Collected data
┌────────

def eval_accumulate(sse, elems_per_image, diff, acc):
    if not (acc.dtype == torch.float64 and acc.numel() == 4 and acc.is_contiguous() and acc.is_cuda):
        raise RuntimeError("eval_accumulate: the accumulator is a float64 [4] tensor on the GPU")
    d = diff.detach().reshape(-1)
    if d.numel() != 1 or d.dtype != torch.float32:
        raise RuntimeError("eval_accumulate: the latent loss is one float32 value")
    check(lib.vq2_eval_accumulate(_p(sse), sse.numel(), int(elems_per_image), _p(d), _p(acc), _stream()), "eval_accumulate")


def from_nhwc(y, c):
    if y.shape[3] == c:
        return y.permute(0, 3, 1, 2)
    return NhwcToNchw.apply(y, c)


class ReluFn(Function):

    @staticmethod
    def forward(ctx, x):
        x = as_nhwc(x)
        y = relu_bwd(x, x)
        ctx.save_for_backward(y)
        return y

    @staticmethod
    def backward(ctx, g):
        (y,) = ctx.saved_tensors
        return relu_bwd(as_nhwc(g), y)


class GradStash:

    def __init__(self, strict=False):
        self.tensor = None
        self.closed = False
        self.strict = strict

    def put(self, t):
        if self.closed:
            return False
        self.tensor = t
        return True

    def take(self):
        t, self.tensor, self.closed = self.tensor, None, True
        return t


class ConvFn(Function):

    @staticmethod
    def forward(ctx, x, weight, bias, residual, spec, flags, out, grad_stash=None, mask_input=False, premasked=False):
        ctx.grad_stash, ctx.mask_input, ctx.premasked = grad_stash, mask_input, premasked
        x = as_nhwc(x)
        if residual is not None:
            residual = as_nhwc(residual)
        y = conv_forward(spec, x, weight, bias, flags, residual, out)
        ctx.spec, ctx.flags = spec, flags
        ctx.has_res = residual is not None
        ctx.has_bias = bias is not None
        ctx.save_for_backward(x, weight, y if (flags & VQ2_RELU_OUT) else None, bias)
        if out is not None:
            y = y.view_as(y)
        return y

    @staticmethod
    def backward(ctx, dy):
        x, weight, y, bias = ctx.saved_tensors
        spec, flags = ctx.spec, ctx.flags
        g = as_nhwc(dy)
        if (flags & VQ2_RELU_OUT) and not ctx.premasked:
            g = relu_bwd(g, y)
        relu_in = bool(flags & VQ2_RELU_IN)
        dx = dw = db = dres = None
        if ctx.needs_input_grad[0]:
            other = ctx.grad_stash.take() if ctx.grad_stash is not None else None
            dx = conv_dgrad(spec, x.shape, g, weight, mask=x if (relu_in or ctx.mask_input) else None, residual=other,
                            mask_after=ctx.mask_input)
        if ctx.needs_input_grad[1] or (ctx.has_bias and ctx.needs_input_grad[2]):
            dw, db = conv_wgrad(spec, x, g, relu_in, weight, bias, ctx.needs_input_grad[1],
                                ctx.has_bias and ctx.needs_input_grad[2])
        if ctx.has_res and ctx.needs_input_grad[3]:
            dres = g
        return dx, dw, db, dres, None, None, None, None, None, None


def conv_op(x, weight, bias, spec, relu_in=False, relu_out=False, residual=None, out=None, grad_stash=None,
            mask_input=False, premasked=False):
    flags = (VQ2_RELU_IN if relu_in else 0) | (VQ2_RELU_OUT if relu_out else 0)
    if grad_stash is not None and relu_in and not mask_input:
        grad_stash.closed = True
        grad_stash = None
    return ConvFn.apply(x, weight, bias, residual, spec, flags, out, grad_stash, mask_input, premasked)


_FORMS = os.environ.get("VQ2_FORMS", "all")
if _FORMS not in ("all", "direct", "general"):
    raise ValueError(f"VQ2_FORMS={_FORMS!r}: expected all, direct or general")

RESBLOCK_FUSED = [_FORMS != "general"]


class ResBlockFn(Function):

    @staticmethod
    def forward(ctx, x, w1, b1, w2, b2, spec1, spec2, relu_out, out, premasked=False):
        ctx.premasked = premasked
        x = as_nhwc(x)
        n, h, w, c = x.shape
        if RESBLOCK_FUSED[0] and lib.vq2_resblock_supported(c, spec1.co) and spec1.k == 3 and spec2.k == 1:
            r = torch.empty((n, h, w, spec1.co), device=x.device, dtype=torch.float32)
            y = out if out is not None else torch.empty((n, h, w, c), device=x.device, dtype=torch.float32)
            if tuple(y.shape) != (n, h, w, c) or not is_nhwc_dense(y):
                raise RuntimeError("ResBlock: bad `out` buffer")
            check(lib.vq2_resblock_fwd(n, h, w, c, spec1.co, VQ2_RELU_OUT if relu_out else 0, _p(x), ld_of(x),
                                       _p(packed_weight(spec1, w1, PACK_FWD)), _p(b1),
                                       _p(packed_weight(spec2, w2, PACK_FWD)), _p(b2), _p(r), ld_of(r), _p(y), ld_of(y),
                                       _stream()), "resblock_fwd")
        else:
            r = conv_forward(spec1, x, w1, b1, VQ2_RELU_IN | VQ2_RELU_OUT)
            y = conv_forward(spec2, r, w2, b2, VQ2_RELU_OUT if relu_out else 0, residual=x, out=out)
        ctx.spec1, ctx.spec2, ctx.relu_out = spec1, spec2, relu_out
        ctx.save_for_backward(x, r, w1, w2, y if relu_out else None, b1, b2)
        if out is not None:
            y = y.view_as(y)
        return y

    @staticmethod
    def backward(ctx, dy):
        x, r, w1, w2, y, b1, b2 = ctx.saved_tensors
        s1, s2 = ctx.spec1, ctx.spec2
        g = as_nhwc(dy)
        if ctx.relu_out and not ctx.premasked:
            g = relu_bwd(g, y)
        n, h, w, c = x.shape
        if RESBLOCK_FUSED[0] and ctx.needs_input_grad[0] and lib.vq2_resblock_supported(c, s1.co) and s1.k == 3 and s2.k == 1:
            dh = torch.empty((n, h, w, s1.co), device=x.device, dtype=torch.float32)
            dx = torch.empty((n, h, w, c), device=x.device, dtype=torch.float32)
            sc = _step_ctx(w2)
            w2_ws = None
            if (sc is not None and ctx.needs_input_grad[3] and ctx.needs_input_grad[4] and
                    getattr(w2, "_vq2_grad", None) is not None and getattr(b2, "_vq2_grad", None) is not None and
                    w2.grad is None and b2.grad is None):
                w2_ws, dw2, db2 = sc.batch.resblock_w2(n, h, w, c, s1.co, w2, b2)
            check(lib.vq2_resblock_bwd_data(n, h, w, c, s1.co, _p(g), ld_of(g), _p(r), ld_of(r), _p(x), ld_of(x),
                                            _p(packed_weight(s2, w2, PACK_DGRAD)), _p(packed_weight(s1, w1, PACK_DGRAD)),
                                            _p(dh), ld_of(dh), _p(dx), ld_of(dx), _p(w2_ws), _stream()), "resblock_bwd_data")
            if w2_ws is not None:
                dw1, db1 = conv_wgrad(s1, x, dh, True, w1, b1, ctx.needs_input_grad[1], ctx.needs_input_grad[2])
                return dx, dw1, db1, dw2, db2, None, None, None, None, None
        else:
            dh = conv_dgrad(s2, r.shape, g, w2, mask=r)
            dx = conv_dgrad(s1, x.shape, dh, w1, mask=x, residual=g) if ctx.needs_input_grad[0] else None
        dw2, db2 = conv_wgrad(s2, r, g, False, w2, b2, ctx.needs_input_grad[3], ctx.needs_input_grad[4])
        dw1, db1 = conv_wgrad(s1, x, dh, True, w1, b1, ctx.needs_input_grad[1], ctx.needs_input_grad[2])
        return dx, dw1, db1, dw2, db2, None, None, None, None, None


class CatViewFn(Function):

    @staticmethod
    def forward(ctx, a, b, buf, stash=None):
        ctx.ca = a.shape[3]
        ctx.stash = stash
        return buf.view_as(buf)

    @staticmethod
    def backward(ctx, g):
        g = as_nhwc(g)
        gb = g[..., ctx.ca:]
        if ctx.stash is not None:
            if ctx.stash.put(gb):
                gb = None
            elif ctx.stash.strict:
                raise RuntimeError("GradStash: the consumer that applies b's ReLU mask ran before this gradient arrived")
        return g[..., :ctx.ca], gb, None, None


class CatFn(Function):

    @staticmethod
    def forward(ctx, a, b):
        a, b = as_nhwc(a), as_nhwc(b)
        n, h, w, ca = a.shape
        cb = b.shape[3]
        if tuple(b.shape[:3]) != (n, h, w):
            raise RuntimeError("CatFn: spatial sizes differ")
        out = torch.empty((n, h, w, ca + cb), device=a.device, dtype=torch.float32)
        pix = n * h * w
        check(lib.vq2_slice_copy(_p(a), ld_of(a), _p(out), ca + cb, pix, ca, 0, _stream()), "slice_copy")
        check(lib.vq2_slice_copy(_p(b), ld_of(b), _p(out[..., ca:]), ca + cb, pix, cb, 0, _stream()), "slice_copy")
        ctx.ca = ca
        return out

    @staticmethod
    def backward(ctx, g):
        g = as_nhwc(g)
        return g[..., :ctx.ca], g[..., ctx.ca:]


class AdaINFn(Function):

    @staticmethod
    def forward(ctx, x, h, relu, eps):
        x = as_nhwc(x)
        n, hh, w, c = x.shape
        _require_cuda(h, "AdaIN style projection")
        h2 = h.reshape(n, 2 * c)
        if not h2.is_contiguous():
            h2 = h2.contiguous()
        mean = torch.empty((n, c), device=x.device, dtype=torch.float32)
        rstd = torch.empty((n, c), device=x.device, dtype=torch.float32)
        y = torch.empty((n, hh, w, c), device=x.device, dtype=torch.float32)
        check(lib.vq2_instnorm_stats(_p(x), ld_of(x), n, hh * w, c, float(eps), _p(mean), _p(rstd), _stream()), "instnorm_stats")
        check(lib.vq2_adain_fwd(_p(x), ld_of(x), _p(mean), _p(rstd), _p(h2), n, hh * w, c, VQ2_RELU_OUT if relu else 0,
                                _p(y), c, _stream()), "adain_fwd")
        ctx.save_for_backward(x, mean, rstd, h2, y if relu else None)
        ctx.h_shape = h.shape
        return y

    @staticmethod
    def backward(ctx, dy):
        x, mean, rstd, h2, y = ctx.saved_tensors
        n, hh, w, c = x.shape
        g = as_nhwc(dy)
        dh = torch.empty((n, 2 * c), device=x.device, dtype=torch.float32)
        dx = torch.empty((n, hh, w, c), device=x.device, dtype=torch.float32)
        check(lib.vq2_adain_bwd(_p(g), ld_of(g), _p(y), c, _p(x), ld_of(x), _p(mean), _p(rstd), _p(h2), n, hh * w, c,
                                _p(dh), _p(dx), c, _stream()), "adain_bwd")
        return dx, dh.reshape(ctx.h_shape), None, None


class FanOutFn(Function):

    @staticmethod
    def forward(ctx, x):
        return x.view_as(x), x.view_as(x)

    @staticmethod
    def backward(ctx, g1, g2):
        if g1 is None:
            return g2
        if g2 is None:
            return g1
        return add_(as_nhwc(g1), as_nhwc(g2))


class AddScalarsFn(Function):

    @staticmethod
    def forward(ctx, a, b):
        out = torch.empty(1, device=a.device, dtype=torch.float32)
        check(lib.vq2_axpby(_p(a), _p(b), 1.0, _p(out), 1, _stream()), "axpby")
        return out

    @staticmethod
    def backward(ctx, g):
        return g.reshape(()), g.reshape(())


def vq_prepare(embed):
    d, k = embed.shape
    embed_t = torch.empty((k, d), device=embed.device, dtype=torch.float32)
    enorm = torch.empty(k, device=embed.device, dtype=torch.float32)
    check(lib.vq2_vq_prepare(_p(embed), _p(embed_t), _p(enorm), d, k, _stream()), "vq_prepare")
    return embed_t, enorm


def vq_stats_numel(k, d):
    return (k + 3) // 4 * 4 + k * d


def vq_stats_views(stats, k, d):
    if stats.numel() != vq_stats_numel(k, d) or not stats.is_contiguous():
        raise RuntimeError(f"vq statistics buffer must be contiguous with {vq_stats_numel(k, d)} floats (K={k}, D={d})")
    off = (k + 3) // 4 * 4
    return stats[:k], stats[off:]


def vq_stats_alloc(k, d, device):
    stats = torch.empty(vq_stats_numel(k, d), device=device, dtype=torch.float32)
    if k % 4:
        stats[k:(k + 3) // 4 * 4].zero_()
    return stats


class QuantizeFn(Function):

    @staticmethod
    def forward(ctx, x, embed, want_stats, stats_buf, out_buf, prep=None, stats_stream=None):
        x = as_nhwc(x)
        n, h, w, d = x.shape
        k = embed.shape[1]
        m = n * h * w
        embed_t, enorm = prep if prep is not None else vq_prepare(embed)
        idx = torch.empty((n, h, w), device=x.device, dtype=torch.int64)
        if out_buf is None:
            out = torch.empty((n, h, w, d), device=x.device, dtype=torch.float32)
        else:
            if tuple(out_buf.shape) != (n, h, w, d) or not is_nhwc_dense(out_buf):
                raise RuntimeError("QuantizeFn: bad output buffer")
            out = out_buf.view_as(out_buf)
        part = torch.empty(lib.vq2_vq_fwd_workspace_floats(m, d, k), device=x.device, dtype=torch.float32)
        check(lib.vq2_vq_fwd(_p(x), ld_of(x), _p(embed), _p(embed_t), _p(enorm), m, d, k, _p(idx), _p(out), ld_of(out),
                             _p(part), _stream()), "vq_fwd")
        stats = None
        if want_stats:
            if stats_buf is not None:
                stats = stats_buf.view_as(stats_buf)
            else:
                stats = vq_stats_alloc(k, d, x.device)
            counts, sums_t = vq_stats_views(stats, k, d)
            nbytes = lib.vq2_vq_stats_workspace_bytes(m, d, k)
            ws = torch.empty(nbytes // 4, device=x.device, dtype=torch.int32)
            if stats_stream is not None and stats_buf is not None:
                stats_stream.wait_event(torch.cuda.current_stream().record_event())
                with torch.cuda.stream(stats_stream):
                    check(lib.vq2_vq_stats(_p(x), ld_of(x), _p(idx), m, d, k, _p(counts), _p(sums_t), _p(ws), nbytes,
                                           _stream()), "vq_stats")
                for tns in (x, idx, ws):
                    tns.record_stream(stats_stream)
            else:
                check(lib.vq2_vq_stats(_p(x), ld_of(x), _p(idx), m, d, k, _p(counts), _p(sums_t), _p(ws), nbytes,
                                       _stream()), "vq_stats")
        diff = torch.empty((), device=x.device, dtype=torch.float32)
        check(lib.vq2_vq_loss(_p(part), m, d, _p(diff), _stream()), "vq_loss")
        ctx.save_for_backward(x, idx, embed_t)
        ctx.k = k
        ctx.set_materialize_grads(False)
        ctx.mark_non_differentiable(idx)
        if stats is not None:
            ctx.mark_non_differentiable(stats)
        return out, diff, idx, stats

    @staticmethod
    def backward(ctx, g_out, g_diff, _gi, _gs):
        x, idx, embed_t = ctx.saved_tensors
        n, h, w, d = x.shape
        if g_out is None and g_diff is None:
            return None, None, None, None, None, None, None
        if g_out is not None:
            g_out = as_nhwc(g_out)
        if g_diff is not None and not g_diff.is_contiguous():
            g_diff = g_diff.contiguous()
        dx = torch.empty((n, h, w, d), device=x.device, dtype=torch.float32)
        check(lib.vq2_vq_bwd(_p(g_out), ld_of(g_out) if g_out is not None else d, _p(g_diff), _p(x), ld_of(x),
                             _p(idx), _p(embed_t), n * h * w, d, ctx.k, _p(dx), d, _stream()), "vq_bwd")
        return dx, None, None, None, None, None, None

└────────

## ASSIGNMENT
Within the data above, the lines from the one with "return buf.view_as(buf)" to the one with "check(lib.vq2_slice_copy(_p(a), ld_of(a), _p(out), ca" must be repeated exactly; no other line belongs in the answer.

## RESPONSE
        return buf.view_as(buf)

    @staticmethod
    def backward(ctx, g):
        g = as_nhwc(g)
        gb = g[..., ctx.ca:]
        if ctx.stash is not None:
            if ctx.stash.put(gb):
                gb = None
            elif ctx.stash.strict:
                raise RuntimeError("GradStash: the consumer that applies b's ReLU mask ran before this gradient arrived")
        return g[..., :ctx.ca], gb, None, None


class CatFn(Function):

    @staticmethod
    def forward(ctx, a, b):
        a, b = as_nhwc(a), as_nhwc(b)
        n, h, w, ca = a.shape
        cb = b.shape[3]
        if tuple(b.shape[:3]) != (n, h, w):
            raise RuntimeError("CatFn: spatial sizes differ")
        out = torch.empty((n, h, w, ca + cb), device=a.device, dtype=torch.float32)
        pix = n * h * w
        check(lib.vq2_slice_copy(_p(a), ld_of(a), _p(out), ca + cb, pix, ca, 0, _stream()), "slice_copy")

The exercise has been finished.